Per quanto concerne il primo volume, il tentativo è quello di riunire per la prima volta in modo organico la documentazione del periodo classico, dell’alto e basso medioevo (edita e inedita) del “Situ Sanctu Dimitri”, sperando di superare i limiti di una tradizione storiografica appiattita.
Il primo volume riguarda, in particolare, la documentazione relativa all’epoca classica (dal I e II secolo d.C.) fino alla venuta degli Albanesi nel Regno di Napoli e nel casale di San Demetrio nel 1471.

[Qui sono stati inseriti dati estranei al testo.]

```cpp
typedef float f32x4e __attribute__((ext_vector_type(4)));
template <int ACT, int MODE, int GACT, int NT4>
// ... 14 lines not shown
                                                         int mode) {
#define GN_EPI(A_, M_, G_) tile16_epilogue<A_, M_, G_, NT4>(a, acc, b, m_base, n_base, n16, kq, out_off)
  if (mode == 0) {
    switch (a.act) {
      case GN_ACT_LINEAR: GN_EPI(GN_ACT_LINEAR, 0, -1); break;
      case GN_ACT_RELU: GN_EPI(GN_ACT_RELU, 0, -1); break;
      case GN_ACT_LEAKY: GN_EPI(GN_ACT_LEAKY, 0, -1); break;
      case GN_ACT_TANH: GN_EPI(GN_ACT_TANH, 0, -1); break;
      default: GN_EPI(-1, 0, -1); break;
    }
  } else if (mode == 1) {
    if (a.act == GN_ACT_LEAKY) GN_EPI(GN_ACT_LEAKY, 1, -1);
    else GN_EPI(-1, 1, -1);
  } else if (mode == 2) {
    if (a.act == GN_ACT_LINEAR && a.gact == GN_ACT_RELU) GN_EPI(GN_ACT_LINEAR, 2, GN_ACT_RELU);
    else GN_EPI(-1, 2, -1);
  } else {
    if (a.act == GN_ACT_LINEAR && a.gact == GN_ACT_LEAKY) GN_EPI(GN_ACT_LINEAR, 3, GN_ACT_LEAKY);
    else GN_EPI(-1, 3, -1);
  }
#undef GN_EPI
}

template <int WN, int WMT = 2>
__device__ __forceinline__ void pipe_epilogue_dispatch(const ConvArgs& a, const f32x16 (&acc)[WMT][WN], int b, int m_base, int n_base, int i32, int h, int out_off,
                                                       int mode) {
#define GN_EPI(A_, M_, G_) pipe_epilogue<A_, M_, G_, WN, WMT>(a, acc, b, m_base, n_base, i32, h, out_off)
  if (mode == 0) {
    switch (a.act) {
      case GN_ACT_LINEAR: GN_EPI(GN_ACT_LINEAR, 0, -1); break;
      case GN_ACT_RELU: GN_EPI(GN_ACT_RELU, 0, -1); break;
      case GN_ACT_LEAKY: GN_EPI(GN_ACT_LEAKY, 0, -1); break;
      case GN_ACT_TANH: GN_EPI(GN_ACT_TANH, 0, -1); break;
      default: GN_EPI(-1, 0, -1); break;
    }
  } else if (mode == 1) {
    if (a.act == GN_ACT_LEAKY) GN_EPI(GN_ACT_LEAKY, 1, -1);
    else GN_EPI(-1, 1, -1);
  } else if (mode == 2) {
    if (a.act == GN_ACT_LINEAR && a.gact == GN_ACT_RELU) GN_EPI(GN_ACT_LINEAR, 2, GN_ACT_RELU);
    else GN_EPI(-1, 2, -1);
  } else {
    if (a.act == GN_ACT_LINEAR && a.gact == GN_ACT_LEAKY) GN_EPI(GN_ACT_LINEAR, 3, GN_ACT_LEAKY);
    else GN_EPI(-1, 3, -1);
  }
#undef GN_EPI
// ... 32 lines not shown
```

### gennet_amd/csrc/conv_wino.hip

```cpp
#include <stdlib.h>
#include <algorithm>
#include <type_traits>
#include "common.h"
#include "conv_epilogue.h"
#include "wino_common.h"

namespace gn {

struct WinoTaps {
  int wq[5];
};
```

 Frontespizio della Platea del 1269 del vescovo RuffinoTralasciando il periodo classico e alto medievale, nonché il patrimonio culturale, architettonico e il sistema fisico del territorio, in questo post ci occupiamo, invece, di alcune questioni riguardanti il periodo normanno-svevo, soffermando la nostra attenzione, sia pur brevemente, alla Platea del 1269 del vescovo Ruffino (1264-1269Exemplum antiqui inventarii bonorum, iurium et iurisdictionum Bisinianensis ecclesiae, in membranis prisco bullari charactere conscripti” e alle donazioni di Drogone, signore di Montalto.
Nel XIII secolo, Carlo I d’Angio riconferma la Platea della Diocesi di Bisignano che il colto e saggio vescovo Ruffino (1264-1269) aveva stesa, dopo la restituzione dei beni e dei feudi effettuata dal d’Angiò, comprentende anche i rioni di Cucumazzo, San Tommaso e Umale in Bisignano, con la giurisdizione feudale e baronale sugli abitanti di questi quartieri che divennero sudditi della corte vescovile. Similmente fu fatto per i Casali di San Lorenzo di Acri, di S. Benedetto Ullano, Mosto (Santa Sofia), Appio (San Demetrio), Pedalato, Sellattano e Pietramala. A questi si aggiungevano il Castello di Acri, con i Casali di Macchia, Pietramorella, di Duglia, San Giacomo d’Acri, San Lorenzo, San Benedetto di Acri, San Nicola del Campo (san Nicola da belvedere); il Castello della Noce (Luzzi e Acri), con i Casali di Noce Maggiore e Minore;il Castello di Luzzi con il Casale di San Elia ed il Monastero della Sambucina; ed il Castello di Rose… (1)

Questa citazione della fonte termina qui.